湖の周りを歩いているが風景は大きく変わらない。朝、昼と食べていないので空腹も感じるが何よりも喉の乾きが酷い。


目の前には淡水があるが、流石に飲むのは勇気が要るが…少しだけ口に含もうか。

私は耐えられず、湖の水を救おうと屈んだとき

後ろから視線を感じた。


「おや、まぁ…」


私はとっさに振り返り、声の主を見る。

童話に出てくる魔女のような黒っぽいローブをし背中が少し丸まった初老のお婆さんだ。

まずい!この格好。
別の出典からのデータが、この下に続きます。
RT_DEV void sampleParamWide(const FrameParams& fp, const float* table, uint32_t pixel, float& xiY, float& cosPhi, float& sinPhi) {
  uint32_t s = rng(pixel); s += fp.g.FrameIndex; s = rng(s); s &= fp.sampleMask;
  xiY = (float)(rng(s) & 0xffffu) / 65536.0f;
  const float2 cs = reinterpret_cast<const float2*>(table)[s];
// ... 25 lines not shown
  if (wantDiff && kD < A.binSlots) { dst[kD] = rd; keys[kD] = hitKey(RT_RAY_TMAX, 0xFFFFFFFFu); }
  if (threadIdx.x != 0) return;
  const uint32_t nRaysInBin = min(nR + nD, A.binSlots);
  uint32_t mark = 0u;
  if (A.binWork != nullptr) {
    const uint32_t w = A.binWork[bin];
    A.binWork[bin] = 0u;
    uint32_t shift = 0u;
    while (shift < A.splitMaxShift && (w >> shift) > A.splitWork) ++shift;
    const uint32_t n = (shift || w > A.frontWork) ? 1u << shift : 0u;
    if (n) {
      const uint32_t base = atomicAdd(A.splitCount, n);
      const bool fits = base + n <= A.splitCap;
      for (uint32_t k = 0; k < n && base + k < A.splitCap; ++k) A.splitList[base + k] = fits ? ((shift << 28) | (k << 24) | bin) : 0xFFFFFFFFu;
      mark = fits ? (shift << 1) | 1u : 0u;
    }
  }
  A.binCount[bin] = nRaysInBin | (mark << 8);
}
template <int RATE, bool WIDE = false>
__global__ void __launch_bounds__(256, RT_GEN_MIN_BLOCKS) rayGenKernel(const FrameParams* __restrict__ fpp, GenArgs A) {
  const FrameParams& fp = *fpp;
  if (blockIdx.x == 0) A.frameRays[threadIdx.x] = 0u;
  if (blockIdx.x == 0 && threadIdx.x == 0 && A.visNext != nullptr) { *A.zeroNext0 = 0u; *A.zeroNext1 = 0u; }
  uint32_t tile = blockIdx.x;
  if constexpr (RATE == 4) {
    const uint32_t superX = (A.tilesX + 1u) >> 1, sup = blockIdx.x >> 2;
    const uint32_t tx = (sup % superX) * 2u + (blockIdx.x & 1u), ty = (sup / superX) * 2u + ((blockIdx.x >> 1) & 1u);
    tile = ty * A.tilesX + tx;
    if (tx >= A.tilesX || tile >= A.numTiles) {
      if (threadIdx.x == 0) { A.binCount[blockIdx.x] = 0u; if (A.binWork != nullptr) A.binWork[blockIdx.x] = 0u; }
      return;
    }
  }
  const uint32_t wave = threadIdx.x >> 6, lane = threadIdx.x & 63u;
  const uint32_t px = (tile % A.tilesX) * 16 + (wave & 1u) * 8 + (lane & 7u);
  const uint32_t py = A.rowBegin + (tile / A.tilesX) * 16 + (wave >> 1) * 8 + (lane >> 3);
  const bool inside = px < fp.W && py < A.rowEnd;
  const bool traced = RATE == 1 || quadTraced(px, py, fp.g.FrameIndex);
  uint32_t wordHere, wordNext, skyWord;
  asm volatile("s_load_dword %0, %3, %6\n\ts_load_dword %1, %4, %6\n\ts_load_dword %2, %5, %6\n\ts_waitcnt lgkmcnt(0)"
               : "=&s"(wordHere), "=&s"(wordNext), "=&s"(skyWord) : "s"(A.visDirty), "s"(A.visDirtyNext), "s"(A.skyPrev), "s"(tile * 4u) : "memory");
  const bool drawn = wordHere != 0u;
  const bool clearNext = A.visNext != nullptr && wordNext != 0u;
  const uint32_t skyPrevRun = (skyWord >> 8) == A.skyEpoch ? skyWord & 0xFFu : 0u;
  const uint32_t skyWordOut = (A.skyEpoch << 8) | (drawn || RATE != 1 ? 0u : min(skyPrevRun + 1u, RT_SKY_RUN_CAP));
  if (RATE == 1 && !drawn && !clearNext && skyPrevRun >= A.skyPrevRun) {
    if (threadIdx.x == 0) A.skyOut[tile] = skyWordOut;
    return;
  }
  const EnvRef env{A.env, A.envSize, A.envMips, A.envMipOffset};
  bool wantRefl = false, wantDiff = false;
  RayRec rr, rd;
  if (inside) {
    const uint32_t W = fp.W, H = fp.H;
    const size_t pix = (size_t)py * W + px;
    const unsigned long long visWord = drawn ? A.visDepth[pix] : RT_VIS_CLEAR;
    if (clearNext) A.visNext[pix] = RT_VIS_CLEAR;
    float xiY = 0.0f, cosPhi = 0.0f, sinPhi = 0.0f;
    if constexpr (WIDE) { if (drawn) sampleParamWide(fp, A.cosSin, py * W + px, xiY, cosPhi, sinPhi); }
    else if (drawn) {
      uint32_t s = py * W + px;
      s = rng(s); s += fp.g.FrameIndex; s = rng(s); s %= 256u;
      xiY = (float)(rng(s) & 0xffffu) / 65536.0f;
      cosPhi = A.cosSin[s]; sinPhi = A.cosSin[256 + s];
    }
    uint32_t visibility = (uint32_t)visWord;
    A.depthOut[pix] = (uint32_t)(visWord >> 32);
    f2 screenPos; screenPos.x = ((float)px + 0.5f) / (float)W * 2.0f - 1.0f; screenPos.y = ((float)py + 0.5f) / (float)H * 2.0f - 1.0f;
    screenPos.y = -screenPos.y;
    const f3 eye = mk3(fp.rg.EyePt[0], fp.rg.EyePt[1], fp.rg.EyePt[2]);
    bool hit; f3 N, V, P, color; f2 rghMtl, velocity; uint32_t inst = 0, prim = 0;
    if (visibility > 0) {
      --visibility;
      hit = true; inst = visibility >> 24; prim = visibility & 0xFFFFFFu;
      asm volatile("" : "+v"(prim));
      const Tri3 v = getVertices(inst ? A.fat1 : A.fat0, prim);
      const M4 wvp = cbLoad4x4(fp.g.WorldViewProjs[inst]);
      f4 p[3];
      for (int k = 0; k < 3; ++k) p[k] = mulPoint(v.pos[k], wvp);
      screenPos.x -= fp.rg.ProjBias[0]; screenPos.y -= fp.rg.ProjBias[1];
      const f2 bary = calcBarycentrics(p, screenPos);
      const Attrib a = interpAttrib(v, bary.x, bary.y);
      color = mk3(fp.mat.BaseColors[inst][0], fp.mat.BaseColors[inst][1], fp.mat.BaseColors[inst][2]);
      rghMtl = getRoughMetal(fp.mat, inst, a.UV);
      const f4 hPrev = mulPoint(a.Pos, cbLoad4x4(fp.g.WorldViewProjsPrev[inst]));
      velocity.x = (screenPos.x - hPrev.x / hPrev.w) * 0.5f; velocity.y = (screenPos.y - hPrev.y / hPrev.w) * -0.5f;
      const f4 P4 = mulPoint(a.Pos, cbLoad4x3(fp.g.Worlds[inst]));
      P = mk3(P4.x, P4.y, P4.z);
      N = normalize3(mulDir(a.Nrm, cbLoad3x3(inst ? fp.g.WorldIT1 : fp.g.WorldITs0)));
      V = normalize3(eye - P);
    } else {
      f4 sp4; sp4.x = screenPos.x; sp4.y = screenPos.y; sp4.z = 0.0f; sp4.w = 1.0f;
      const f4 world = mulVec4(sp4, cbLoad4x4(fp.rg.ProjToWorld));
      hit = false; velocity.x = 0.0f; velocity.y = 0.0f;
      P = mk3(world.x / world.w, world.y / world.w, world.z / world.w);
      N = mk3(0.0f, 0.0f, 0.0f);
      V = normalize3(eye - P);
      rghMtl.x = 0.0f; rghMtl.y = 0.0f;
      color = mk3(0.0f, 0.0f, 0.0f);
    }
    A.normalOut[pix] = packR10G10B10A2(N.x * 0.5f + 0.5f, N.y * 0.5f + 0.5f, N.z * 0.5f + 0.5f, hit ? 1.0f : 0.0f);
    A.roughMetalOut[pix] = hit ? (uint16_t)packR8G8(rghMtl.x, rghMtl.y) : A.roughMetalPrev[pix];
    A.velocityOut[pix] = packR16G16F(velocity.x, velocity.y);

    if (!hit) {
      const uint32_t c = packR11G11B10F(environmentLevel0(env, -V));
      A.reflOut[pix] = c;
      A.diffOut[pix] = c;
    } else {
      const uint32_t skip = (inst << 24) | prim;
      if (traced) {
        const float a = rghMtl.x * rghMtl.x;
        const bool vndf = (fp.flags & RT_FLAG_VNDF) != 0u;
        f3 Hh;
        if (vndf) Hh = vndfHalfVector(N, V, a, cosPhi, sinPhi, xiY);
        else {
          const float cosTheta = sqrtf((1.0f - xiY) / (1.0f + (a * a - 1.0f) * xiY));
          const float sinTheta = sqrtf(1.0f - cosTheta * cosTheta);
          Hh = localToWorld(N, mk3(cosPhi * sinTheta, sinPhi * sinTheta, cosTheta));
        }
        const f3 R = reflect3(-V, Hh);
        const float NoL = dot3(N, R);
        if (NoL <= 0.0f) A.reflOut[pix] = 0u;
        else {
          const f3 f0 = mk3(lerpf(0.04f, color.x, rghMtl.y), lerpf(0.04f, color.y, rghMtl.y), lerpf(0.04f, color.z, rghMtl.y));
          const float NoV = saturatef(dot3(N, V));
          const float VoH = saturatef(dot3(V, Hh));
          const f3 F = fSchlick(f0, VoH);
          const float vis = visSmith(rghMtl.x, NoV, NoL);
          const float NoH = saturatef(dot3(N, Hh));
          const float k = 4.0f * VoH / NoH;
          wantRefl = true;
          rr.ox = P.x; rr.oy = P.y; rr.oz = P.z;
          rr.dx = R.x; rr.dy = R.y; rr.dz = R.z;
          rr.pixel = (uint32_t)pix; rr.skip = skip; rr.flags = 0u;
          rr.wx = ((NoL * F.x) * vis) * k; rr.wy = ((NoL * F.y) * vis) * k; rr.wz = ((NoL * F.z) * vis) * k;
          if (vndf) {
            const float a2 = a * a;
            const float g1l = (2.0f * NoL) / (NoL + sqrtf(NoL * (NoL - NoL * a2) + a2));
            rr.wx = F.x * g1l; rr.wy = F.y * g1l; rr.wz = F.z * g1l;
          }
        }
      }
      if (rghMtl.y < 1.0f) {
        if (traced) {
          const float cosTheta = 1.0f - 2.0f * xiY;
          const float sinTheta = sqrtf(1.0f - cosTheta * cosTheta);
          const f3 dir = normalize3(N + mk3(cosPhi * sinTheta, sinPhi * sinTheta, cosTheta));
          wantDiff = true;
          rd.ox = P.x; rd.oy = P.y; rd.oz = P.z;
          rd.dx = dir.x; rd.dy = dir.y; rd.dz = dir.z;
          rd.pixel = (uint32_t)pix; rd.skip = skip; rd.flags = 1u;
          rd.wx = color.x * (1.0f - 0.04f); rd.wy = color.y * (1.0f - 0.04f); rd.wz = color.z * (1.0f - 0.04f);
        }
      } else if (A.diffPrev != nullptr) A.diffOut[pix] = A.diffPrev[pix];
    }
  }
  if (threadIdx.x == 0) { A.skyOut[tile] = skyWordOut; if (clearNext) A.visDirtyNextOut[tile] = 0u; }
  if constexpr (RATE == 4) { rayGenQuadBin(A, wantRefl, wantDiff, rr, rd); return; }

  const uint32_t bin = blockIdx.x * 4u + wave;
  const unsigned long long maskR = __ballot(wantRefl), maskD = __ballot(wantDiff), below = (1ull << lane) - 1ull;
  const uint32_t nR = (uint32_t)__popcll(maskR);
  RayRec* dst = A.rays + (size_t)bin * A.binSlots;
  HitKey* keys = A.hits + (size_t)bin * A.binSlots;
  if (wantRefl) { const uint32_t k = (uint32_t)__popcll(maskR & below); dst[k] = rr; keys[k] = hitKey(RT_RAY_TMAX, 0xFFFFFFFFu); }
  const uint32_t kD = nR + (uint32_t)__popcll(maskD & below);
  if (wantDiff && kD < A.binSlots) { dst[kD] = rd; keys[kD] = hitKey(RT_RAY_TMAX, 0xFFFFFFFFu); }
  const uint32_t nRaysInBin = min(nR + (uint32_t)__popcll(maskD), A.binSlots);
  if (A.binWork == nullptr) {
    if (lane == 0) A.binCount[bin] = nRaysInBin;
    return;
  }
  __shared__ uint32_t want[4], listBase;
  uint32_t shift = 0u, n = 0u;
  if (lane == 0) {
    const uint32_t w = A.binWork[bin];
    A.binWork[bin] = 0u;
    while (shift < A.splitMaxShift && (w >> shift) > A.splitWork) ++shift;
    n = (shift || w > A.frontWork) ? 1u << shift : 0u;
    want[wave] = n;
  }
  __syncthreads();
  if (threadIdx.x == 0) { const uint32_t total = want[0] + want[1] + want[2] + want[3]; listBase = total ? atomicAdd(A.splitCount, total) : 0u; }
  __syncthreads();
  if (lane == 0) {
    uint32_t base = listBase, mark = 0u;
    for (uint32_t k = 0; k < wave; ++k) base += want[k];
    if (n) {
      const bool fits = base + n <= A.splitCap;
      for (uint32_t k = 0; k < n && base + k < A.splitCap; ++k) A.splitList[base + k] = fits ? ((shift << 28) | (k << 24) | bin) : 0xFFFFFFFFu;
      mark = fits ? (shift << 1) | 1u : 0u;
    }
    A.binCount[bin] = nRaysInBin | (mark << 8);
  }
}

更には裸のおっさんの屈んだ後ろから見られるたのだ。

終わったと思いながらも必死に弁明をしなければ!


「こ、こんにちは!これは違うんです!」


頭が真っ白になり言葉が出てこない。

お婆さんは 頷きながら私を頭から足先まで視線を這わせる。


「あの自分でもおかしいとは思うのですが、気づいたらこの格好で!本当に趣味とかではなく!」


股間を必死に手の平で隠しながら誤解を説こうと話すが、自分なら一発で通報をする…


「あの…!」

「よくわからんが…ついておいで。」


老婆は後ろを向き、歩き始める。

私は咄嗟に理解が追い付かず、立ち尽くしながらも老婆のあとを間を開けながら付いていく。